● **INFORMATION GIVEN**
##########

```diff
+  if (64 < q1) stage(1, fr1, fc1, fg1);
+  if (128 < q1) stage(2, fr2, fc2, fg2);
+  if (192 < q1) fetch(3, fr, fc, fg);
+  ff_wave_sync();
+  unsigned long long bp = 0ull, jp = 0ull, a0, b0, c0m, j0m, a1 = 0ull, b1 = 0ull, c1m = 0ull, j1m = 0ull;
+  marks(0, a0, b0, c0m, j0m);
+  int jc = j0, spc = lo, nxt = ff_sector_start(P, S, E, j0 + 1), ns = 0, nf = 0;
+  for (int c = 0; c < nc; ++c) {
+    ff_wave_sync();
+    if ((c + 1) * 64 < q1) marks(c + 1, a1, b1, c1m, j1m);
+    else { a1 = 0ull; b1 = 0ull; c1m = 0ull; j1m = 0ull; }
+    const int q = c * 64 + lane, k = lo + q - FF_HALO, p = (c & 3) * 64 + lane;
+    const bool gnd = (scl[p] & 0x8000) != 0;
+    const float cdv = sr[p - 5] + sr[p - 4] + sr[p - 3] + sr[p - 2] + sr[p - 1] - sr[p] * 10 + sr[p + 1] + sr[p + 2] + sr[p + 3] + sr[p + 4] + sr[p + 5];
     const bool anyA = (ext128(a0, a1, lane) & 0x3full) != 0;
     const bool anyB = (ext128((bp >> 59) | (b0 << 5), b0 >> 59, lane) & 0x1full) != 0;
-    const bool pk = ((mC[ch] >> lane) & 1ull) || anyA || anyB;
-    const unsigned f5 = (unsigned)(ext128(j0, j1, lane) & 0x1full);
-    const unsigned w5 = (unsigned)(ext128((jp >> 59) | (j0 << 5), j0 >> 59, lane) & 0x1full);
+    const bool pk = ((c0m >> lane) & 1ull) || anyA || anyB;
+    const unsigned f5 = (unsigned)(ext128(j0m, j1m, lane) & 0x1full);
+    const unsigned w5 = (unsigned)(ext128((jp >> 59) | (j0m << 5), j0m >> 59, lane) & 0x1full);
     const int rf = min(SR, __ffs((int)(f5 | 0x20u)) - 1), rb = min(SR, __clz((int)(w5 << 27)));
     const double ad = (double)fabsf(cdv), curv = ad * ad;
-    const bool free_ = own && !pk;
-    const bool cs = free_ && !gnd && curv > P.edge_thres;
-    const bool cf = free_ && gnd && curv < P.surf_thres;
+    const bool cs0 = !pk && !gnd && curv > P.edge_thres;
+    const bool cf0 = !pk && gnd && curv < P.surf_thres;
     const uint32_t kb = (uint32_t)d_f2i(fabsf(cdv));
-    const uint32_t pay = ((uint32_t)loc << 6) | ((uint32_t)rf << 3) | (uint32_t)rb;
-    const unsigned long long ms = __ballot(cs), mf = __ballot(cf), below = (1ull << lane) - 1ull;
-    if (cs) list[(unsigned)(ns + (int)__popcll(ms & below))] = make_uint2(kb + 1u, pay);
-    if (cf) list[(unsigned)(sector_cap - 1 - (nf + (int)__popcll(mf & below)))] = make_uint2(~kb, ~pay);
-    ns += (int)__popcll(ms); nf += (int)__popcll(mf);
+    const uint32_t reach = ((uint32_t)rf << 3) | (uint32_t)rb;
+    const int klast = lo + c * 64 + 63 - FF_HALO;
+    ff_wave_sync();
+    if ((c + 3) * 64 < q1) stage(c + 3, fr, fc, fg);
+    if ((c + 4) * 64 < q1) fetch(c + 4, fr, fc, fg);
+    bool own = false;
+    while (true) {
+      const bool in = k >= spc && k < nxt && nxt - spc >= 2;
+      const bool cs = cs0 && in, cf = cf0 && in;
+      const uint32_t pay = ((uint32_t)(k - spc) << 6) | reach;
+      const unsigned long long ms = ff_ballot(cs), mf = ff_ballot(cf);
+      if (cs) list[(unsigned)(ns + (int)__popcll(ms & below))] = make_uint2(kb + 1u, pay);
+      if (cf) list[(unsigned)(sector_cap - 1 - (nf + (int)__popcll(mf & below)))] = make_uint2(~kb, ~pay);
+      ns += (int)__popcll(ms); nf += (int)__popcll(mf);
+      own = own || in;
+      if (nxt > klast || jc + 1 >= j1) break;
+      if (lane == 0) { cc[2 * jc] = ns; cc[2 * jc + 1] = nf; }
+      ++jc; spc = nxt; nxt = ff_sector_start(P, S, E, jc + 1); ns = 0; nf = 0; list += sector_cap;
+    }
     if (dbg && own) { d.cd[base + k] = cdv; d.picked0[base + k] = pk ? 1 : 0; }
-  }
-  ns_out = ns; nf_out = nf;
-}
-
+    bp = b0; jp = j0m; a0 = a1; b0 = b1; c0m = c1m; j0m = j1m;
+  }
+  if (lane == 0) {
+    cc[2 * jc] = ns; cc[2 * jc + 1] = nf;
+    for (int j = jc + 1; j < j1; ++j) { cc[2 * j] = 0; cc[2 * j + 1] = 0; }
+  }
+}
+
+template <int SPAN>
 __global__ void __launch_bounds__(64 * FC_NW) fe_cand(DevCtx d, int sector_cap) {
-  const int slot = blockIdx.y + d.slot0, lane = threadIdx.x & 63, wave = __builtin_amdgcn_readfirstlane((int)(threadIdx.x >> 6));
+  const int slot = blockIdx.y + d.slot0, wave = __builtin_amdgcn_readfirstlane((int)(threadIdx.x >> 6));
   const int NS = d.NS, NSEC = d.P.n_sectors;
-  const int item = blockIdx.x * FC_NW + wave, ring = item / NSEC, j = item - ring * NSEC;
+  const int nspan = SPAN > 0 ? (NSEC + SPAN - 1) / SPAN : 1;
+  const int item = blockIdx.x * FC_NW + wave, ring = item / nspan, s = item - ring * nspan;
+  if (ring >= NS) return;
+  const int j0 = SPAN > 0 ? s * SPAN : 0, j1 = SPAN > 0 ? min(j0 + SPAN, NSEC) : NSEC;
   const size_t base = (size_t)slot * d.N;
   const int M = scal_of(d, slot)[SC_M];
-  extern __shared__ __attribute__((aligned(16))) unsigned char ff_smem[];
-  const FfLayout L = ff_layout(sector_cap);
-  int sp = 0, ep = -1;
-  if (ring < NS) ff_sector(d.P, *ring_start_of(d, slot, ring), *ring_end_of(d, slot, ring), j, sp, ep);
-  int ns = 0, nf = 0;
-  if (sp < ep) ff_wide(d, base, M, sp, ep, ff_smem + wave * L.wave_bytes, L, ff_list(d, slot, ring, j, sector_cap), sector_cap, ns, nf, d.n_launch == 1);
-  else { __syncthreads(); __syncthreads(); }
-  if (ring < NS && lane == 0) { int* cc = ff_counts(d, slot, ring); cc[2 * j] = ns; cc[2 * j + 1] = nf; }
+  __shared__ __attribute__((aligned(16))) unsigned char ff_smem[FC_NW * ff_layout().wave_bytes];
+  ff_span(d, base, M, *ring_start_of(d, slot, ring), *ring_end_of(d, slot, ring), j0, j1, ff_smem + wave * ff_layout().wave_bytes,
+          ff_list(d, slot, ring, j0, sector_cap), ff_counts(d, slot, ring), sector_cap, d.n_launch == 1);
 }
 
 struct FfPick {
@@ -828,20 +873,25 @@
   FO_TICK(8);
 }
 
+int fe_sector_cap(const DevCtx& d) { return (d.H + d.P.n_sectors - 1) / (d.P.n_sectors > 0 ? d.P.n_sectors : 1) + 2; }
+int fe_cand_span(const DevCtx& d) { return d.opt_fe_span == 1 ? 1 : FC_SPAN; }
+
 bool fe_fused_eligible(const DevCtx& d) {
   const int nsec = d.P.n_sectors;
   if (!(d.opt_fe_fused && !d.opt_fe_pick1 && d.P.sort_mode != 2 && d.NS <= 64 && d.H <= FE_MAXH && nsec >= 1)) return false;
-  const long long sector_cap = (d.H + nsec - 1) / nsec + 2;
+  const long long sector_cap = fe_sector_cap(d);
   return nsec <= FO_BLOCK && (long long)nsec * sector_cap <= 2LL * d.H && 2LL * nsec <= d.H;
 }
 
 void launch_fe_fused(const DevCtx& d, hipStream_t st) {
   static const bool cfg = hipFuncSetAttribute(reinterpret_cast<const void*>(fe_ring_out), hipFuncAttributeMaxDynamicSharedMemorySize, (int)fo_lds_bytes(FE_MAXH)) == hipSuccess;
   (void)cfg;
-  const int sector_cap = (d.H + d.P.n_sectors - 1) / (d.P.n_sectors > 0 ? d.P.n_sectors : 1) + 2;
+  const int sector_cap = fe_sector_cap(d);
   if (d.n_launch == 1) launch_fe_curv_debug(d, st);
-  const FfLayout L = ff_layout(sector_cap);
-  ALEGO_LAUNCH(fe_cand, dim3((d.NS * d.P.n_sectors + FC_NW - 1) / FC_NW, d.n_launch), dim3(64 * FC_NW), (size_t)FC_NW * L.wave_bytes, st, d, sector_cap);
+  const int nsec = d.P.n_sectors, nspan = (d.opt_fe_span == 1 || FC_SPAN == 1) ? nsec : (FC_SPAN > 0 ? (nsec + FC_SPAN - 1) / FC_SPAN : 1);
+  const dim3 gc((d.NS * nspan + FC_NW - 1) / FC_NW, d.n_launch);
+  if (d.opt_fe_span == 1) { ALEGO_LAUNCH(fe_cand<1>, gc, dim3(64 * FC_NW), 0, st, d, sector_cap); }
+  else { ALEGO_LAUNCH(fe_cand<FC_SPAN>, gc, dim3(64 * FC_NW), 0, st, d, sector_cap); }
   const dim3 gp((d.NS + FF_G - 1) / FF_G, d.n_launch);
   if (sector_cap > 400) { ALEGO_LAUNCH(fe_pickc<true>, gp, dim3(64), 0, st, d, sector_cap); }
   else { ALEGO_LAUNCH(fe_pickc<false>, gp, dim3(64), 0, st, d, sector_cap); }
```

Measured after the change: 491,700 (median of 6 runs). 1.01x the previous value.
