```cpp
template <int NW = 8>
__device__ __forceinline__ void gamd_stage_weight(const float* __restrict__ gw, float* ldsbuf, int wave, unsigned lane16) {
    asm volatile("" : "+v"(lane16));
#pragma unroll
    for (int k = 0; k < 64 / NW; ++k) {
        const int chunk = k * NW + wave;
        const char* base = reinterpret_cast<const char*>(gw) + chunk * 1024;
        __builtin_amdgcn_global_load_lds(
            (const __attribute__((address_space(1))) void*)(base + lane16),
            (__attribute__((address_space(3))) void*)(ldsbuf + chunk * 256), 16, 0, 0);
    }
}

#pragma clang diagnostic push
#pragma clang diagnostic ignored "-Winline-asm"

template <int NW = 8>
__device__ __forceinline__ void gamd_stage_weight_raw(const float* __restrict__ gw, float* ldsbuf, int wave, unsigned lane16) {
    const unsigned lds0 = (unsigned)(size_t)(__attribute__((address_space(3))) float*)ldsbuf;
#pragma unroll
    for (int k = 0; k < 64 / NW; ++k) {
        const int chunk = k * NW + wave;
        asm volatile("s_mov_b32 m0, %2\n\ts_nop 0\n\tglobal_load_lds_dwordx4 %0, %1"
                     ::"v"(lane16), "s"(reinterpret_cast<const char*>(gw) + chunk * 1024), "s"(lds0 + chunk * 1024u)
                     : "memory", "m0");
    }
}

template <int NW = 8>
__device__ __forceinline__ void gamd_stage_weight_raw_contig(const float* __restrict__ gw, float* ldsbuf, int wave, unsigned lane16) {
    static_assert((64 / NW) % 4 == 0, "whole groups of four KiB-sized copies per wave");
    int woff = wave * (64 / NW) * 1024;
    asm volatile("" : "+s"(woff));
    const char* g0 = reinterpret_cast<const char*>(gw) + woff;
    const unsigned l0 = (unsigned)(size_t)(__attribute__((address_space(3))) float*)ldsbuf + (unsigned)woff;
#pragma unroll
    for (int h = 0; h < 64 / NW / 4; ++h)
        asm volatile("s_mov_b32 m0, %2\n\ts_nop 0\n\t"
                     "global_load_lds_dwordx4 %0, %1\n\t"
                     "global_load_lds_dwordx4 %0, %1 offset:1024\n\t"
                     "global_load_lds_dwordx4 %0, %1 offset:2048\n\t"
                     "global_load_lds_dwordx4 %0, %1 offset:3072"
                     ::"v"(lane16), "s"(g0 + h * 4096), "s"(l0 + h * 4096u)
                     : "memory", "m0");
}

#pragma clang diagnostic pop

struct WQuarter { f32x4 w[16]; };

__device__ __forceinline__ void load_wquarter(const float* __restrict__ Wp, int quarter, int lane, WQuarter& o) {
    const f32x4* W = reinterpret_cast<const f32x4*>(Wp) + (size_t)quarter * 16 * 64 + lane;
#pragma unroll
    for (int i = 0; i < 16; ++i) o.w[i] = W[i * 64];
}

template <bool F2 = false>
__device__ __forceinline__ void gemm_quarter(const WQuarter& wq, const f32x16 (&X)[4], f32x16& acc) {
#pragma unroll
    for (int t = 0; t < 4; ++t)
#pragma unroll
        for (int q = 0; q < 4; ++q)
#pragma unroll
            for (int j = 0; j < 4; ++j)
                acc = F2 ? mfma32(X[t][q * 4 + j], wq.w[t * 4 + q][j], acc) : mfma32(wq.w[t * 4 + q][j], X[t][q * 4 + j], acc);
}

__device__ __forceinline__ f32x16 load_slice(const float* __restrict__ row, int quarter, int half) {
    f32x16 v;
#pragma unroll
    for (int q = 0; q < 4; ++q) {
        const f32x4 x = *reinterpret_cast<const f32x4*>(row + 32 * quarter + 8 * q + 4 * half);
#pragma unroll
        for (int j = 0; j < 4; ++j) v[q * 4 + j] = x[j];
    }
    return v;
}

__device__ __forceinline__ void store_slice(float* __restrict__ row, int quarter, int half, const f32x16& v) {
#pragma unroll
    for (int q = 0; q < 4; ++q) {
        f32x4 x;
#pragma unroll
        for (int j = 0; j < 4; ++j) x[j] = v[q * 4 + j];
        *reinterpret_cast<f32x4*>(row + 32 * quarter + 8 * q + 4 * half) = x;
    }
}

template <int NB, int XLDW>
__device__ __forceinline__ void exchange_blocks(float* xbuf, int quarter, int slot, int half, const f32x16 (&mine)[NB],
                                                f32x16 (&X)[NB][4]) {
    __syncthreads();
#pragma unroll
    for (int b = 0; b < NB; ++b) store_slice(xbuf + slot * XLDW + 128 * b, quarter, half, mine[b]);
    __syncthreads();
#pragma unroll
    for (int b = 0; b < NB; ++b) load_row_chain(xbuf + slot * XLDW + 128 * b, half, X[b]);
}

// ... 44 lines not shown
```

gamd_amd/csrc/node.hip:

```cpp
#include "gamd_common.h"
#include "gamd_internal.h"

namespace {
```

##########

● **TRY IT**
Where does the word "long" appear in the records above? Return every line that holds it.

● **SOLUTION**
+  unsigned long long bp = 0ull, jp = 0ull, a0, b0, c0m, j0m, a1 = 0ull, b1 = 0ull, c1m = 0ull, j1m = 0ull;
-    const unsigned long long ms = __ballot(cs), mf = __ballot(cf), below = (1ull << lane) - 1ull;
+      const unsigned long long ms = ff_ballot(cs), mf = ff_ballot(cf);
-  const long long sector_cap = (d.H + nsec - 1) / nsec + 2;
+  const long long sector_cap = fe_sector_cap(d);
   return nsec <= FO_BLOCK && (long long)nsec * sector_cap <= 2LL * d.H && 2LL * nsec <= d.H;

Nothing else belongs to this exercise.